- Yuan Strengthens Amid Dollar Drop and as Xi Visits Hong Kong
China’s yuan climbed, heading for its biggest quarterly gain in more than six years, amid speculated state intervention at the start of President Xi Jinping’s landmark visit to Hong Kong and as the dollar weakened.
The exchange rate strengthened 0.3 percent to 6.7793 per dollar as of 12:26 p.m. in Shanghai, bringing the advance in the past three months to 1.5 percent. That would be the best quarter since 2010. Traders said they saw heavy flows in dollar-yuan on Thursday morning, with large Chinese banks among those selling the U.S. currency. That followed similar signs of intervention in the last two days.
“Both a broad dollar decline and possible central bank intervention are behind the rally,” said Irene Cheung, Singapore-based currency strategist at Australia & New Zealand Banking Group Ltd. “It looks like the central bank wants to guide the yuan higher amid dollar weakness to show the currency could trade both ways.’
The past six months have seen a turnaround for the currency, which plunged the most since 1994 last year. Propping up the yuan has become a policy priority as Chinese authorities try to stem capital outflows and prevent financial shocks before an important leadership reshuffle in the ruling Communist Party in late 2017.
The People’s Bank of China raised the daily yuan fixing by 0.17 percent to 6.7940 Thursday, the highest level in two weeks. The Bloomberg Dollar Spot Index fell 0.1 percent to 1,183.19, set for its lowest level since September and heading for a second consecutive quarterly drop.
China’s President Xi Jinping and his wife Peng Liyuan arrive in Hong Kong on June 29. Photographer: Anthony Wallace/AFP via Getty Images
Xi arrived in Hong Kong Thursday to mark the 20th anniversary of Chinese rule over the former British colony. China’s yuan will be generally stable with a “slightly stronger” bias in the second half, supported by “sound economic fundamentals,” the China Securities Journal said in a front-page commentary.
After climbing 0.9 percent in the first quarter, the currency was little changed in April and for most of May amid dollar weakness, until a downgrade of China’s sovereign rating by Moody’s Investors Service in late May triggered suspected intervention.

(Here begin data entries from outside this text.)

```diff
-                           : EPI == OFX_EPI_GRU_Q ? p.aux_z[pix[u][i] * p.Cout + n] : 0.0f;
-                x2[u][i] = EPI == OFX_EPI_GRU_Q ? p.aux_h[pix[u][i] * p.ldh + n] : 0.0f;
+            float y[4];
+            y[0] = m0 + s12 + s34 + s56;
+            y[1] = d12 + 2.0f * d34 + 0.5f * d56;
+            y[2] = s12 + 4.0f * s34 + 0.25f * s56;
+            y[3] = d12 + 8.0f * d34 + 0.125f * d56 + m7;
+#pragma unroll
+            for (int i = 0; i < 4; ++i) xw[(VERT ? 8 * i + u : 4 * u + i) * 32] = y[i];
+        }
+        __builtin_amdgcn_fence(__ATOMIC_RELEASE, "wavefront");
+        __builtin_amdgcn_wave_barrier();
+        __builtin_amdgcn_fence(__ATOMIC_ACQUIRE, "wavefront");
+        float yq[4][4], ad[4][4], x1[4][4], x2[4][4];
+        int dpix[4];
+#pragma unroll
+        for (int j = 0; j < 4; ++j) {
+            dpix[j] = VERT ? (4 * (k >> 1) + j) * p.W + 8 * (k & 1) : (2 * k + (j >> 1)) * p.W + 8 * (j & 1);
+            const float4 t = *reinterpret_cast<const float4*>(xr + 8 * j * 32);
+            yq[j][0] = t.x, yq[j][1] = t.y, yq[j][2] = t.z, yq[j][3] = t.w;
+        }
+#pragma unroll
+        for (int j = 0; j < 4; ++j) {
+            if (p.addend) ld4(all, b_ad + (long)dpix[j] * p.ldadd, o_ad, 0.0f, ad[j]);
+            else ad[j][0] = ad[j][1] = ad[j][2] = ad[j][3] = 0.0f;
+            if (EPI == OFX_EPI_GRU_Q || r_half) ld4(all, b_x1 + (long)dpix[j] * ld_x1, o_x1, 1.0f, x1[j]);
+            else x1[j][0] = x1[j][1] = x1[j][2] = x1[j][3] = 1.0f;
+            if (EPI == OFX_EPI_GRU_Q) ld4(all, b_x2 + (long)dpix[j] * p.ldh, o_x2, 0.0f, x2[j]);
+        }
+        __builtin_amdgcn_fence(__ATOMIC_RELEASE, "wavefront");
+        __builtin_amdgcn_wave_barrier();
+        __builtin_amdgcn_fence(__ATOMIC_ACQUIRE, "wavefront");
+#pragma unroll
+        for (int j = 0; j < 4; ++j) {
+            float o[4];
+#pragma unroll
+            for (int c = 0; c < 4; ++c) {
+                const float v = yq[j][c] * sc[c] + sh[c] + ad[j][c];
+                if (EPI == OFX_EPI_PLAIN) o[c] = fmaxf(v, act_lo);
+                else if (EPI == OFX_EPI_GRU_ZR) o[c] = ofx_sigmoid(v) * x1[j][c];
+                else o[c] = (1.0f - x1[j][c]) * x2[j][c] + x1[j][c] * ofx_tanh(v);
             }
-#pragma unroll
-        for (int u = 0; u < 4; ++u)
-#pragma unroll
-            for (int i = 0; i < 4; ++i) {
-                const float v = y[u][i] * sc + sh + ad[u][i];
-                if (EPI == OFX_EPI_PLAIN) {
-                    p.out[pix[u][i] * p.ldo + n] = fmaxf(v, act_lo);
-                } else if (EPI == OFX_EPI_GRU_ZR) {
-                    const float g = ofx_sigmoid(v) * x1[u][i];
-                    if (r_half) p.aux_rh[pix[u][i] * hd + n - hd] = g;
-                    else p.aux_z[pix[u][i] * hd + n] = g;
-                } else {
-                    p.aux_h[pix[u][i] * p.ldh + n] = (1.0f - x1[u][i]) * x2[u][i] + x1[u][i] * ofx_tanh(v);
-                }
-            }
-    }
+            st4(all, b_d + (long)dpix[j] * ld_d, o_d, o);
+        }
+    }
+    };
+    if (all_quads) passes(std::true_type{});
+    else passes(std::false_type{});
 }
 
 struct Halo44 {
@@ -637,6 +726,14 @@
 
 int wino_stats_rows(const WinoAlg& a, const ofx_conv_desc* d) {
     return !a.gates && d->act == OFX_ACT_NONE && !d->res ? (d->Hin / a.ph) * (d->Win / a.pw) : 0;
+}
+
+bool wino15_vec(const ofx_conv_desc* d) {
+    if (!(ofx_aligned16(d->scale) && ofx_aligned16(d->shift) && (!d->addend || (ofx_aligned16(d->addend) && d->ldadd % 4 == 0)))) return false;
+    if (d->epi == OFX_EPI_PLAIN) return ofx_aligned16(d->out) && d->ldo % 4 == 0;
+    const bool h = ofx_aligned16(d->aux_z) && ofx_aligned16(d->aux_h) && d->ldh % 4 == 0;
+    if (d->epi == OFX_EPI_GRU_ZR) return h && ofx_aligned16(d->aux_rh) && (d->Cout / 2) % 4 == 0;
+    return h && d->Cout % 4 == 0;
 }
 
 int wino_args(const WinoAlg& a, const ofx_conv_desc* d, float alpha, float* stats, WinoK* out) {
@@ -662,6 +759,11 @@
     k.alpha = alpha;
     k.vec4 = ofx_aligned16(d->out) && d->ldo % 4 == 0 && ofx_aligned16(d->scale) && ofx_aligned16(d->shift) &&
              (!d->res || (ofx_aligned16(d->res) && d->ldres % 4 == 0));
+    if (a.gates) {
+        const int ldmax = std::max(std::max(d->epi == OFX_EPI_PLAIN ? d->ldo : d->ldh, d->addend ? d->ldadd : 0), d->Cout);
+        OFX_REQUIRE(ldmax < (1 << 26), OFX_EINVAL);
+        k.vec15 = wino15_vec(d);
+    }
     *out = k;
     return 0;
 }
@@ -720,6 +822,17 @@
     const int v = a->gates ? (d->epi >= OFX_EPI_PLAIN && d->epi <= OFX_EPI_GRU_Q ? (d->KH == 5 ? 0 : 3) + d->epi : -1)
                            : (k.nmean ? 4 : 0) | (k.res ? 2 : 0) | (k.stats ? 1 : 0);
     return wino_launch_kernel(*a, v, k, s, stop_event);
+}
+
+extern "C" int ofx_conv_wino15_vec(const ofx_conv_desc* d) {
+    OFX_REQUIRE(d != nullptr, OFX_EINVAL);
+    const WinoAlg* a = nullptr;
+    for (const WinoAlg& row : kAlgs)
+        if (row.gates) a = &row;
+    OFX_REQUIRE(a && wino_fits(*a, d), OFX_EINVAL);
+    WinoK k;
+    if (int st = wino_args(*a, d, 1.0f, nullptr, &k)) return st;
+    return k.vec15;
 }
 
 namespace {
```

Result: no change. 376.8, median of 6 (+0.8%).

Apart from dollar weakness, “some intervention cannot be ruled out, especially as we see the onshore yuan starting to trade persistently stronger than onshore,” said Fiona Lim, senior currency analyst at Malayan Banking Bhd. in Singapore. “The PBOC has also stated no further tightening in the second half. So, to keep the yuan stable, they seem to be using the fixing to support it as we move into the next half of the year.”
The onshore yuan has strengthened about 1 percent in the past three days, and touched the highest level since November on Thursday. In Hong Kong’s offshore market, the currency also climbed for a third day, rising 0.26 percent to 6.7861, set for a quarterly gain of 1.26 percent.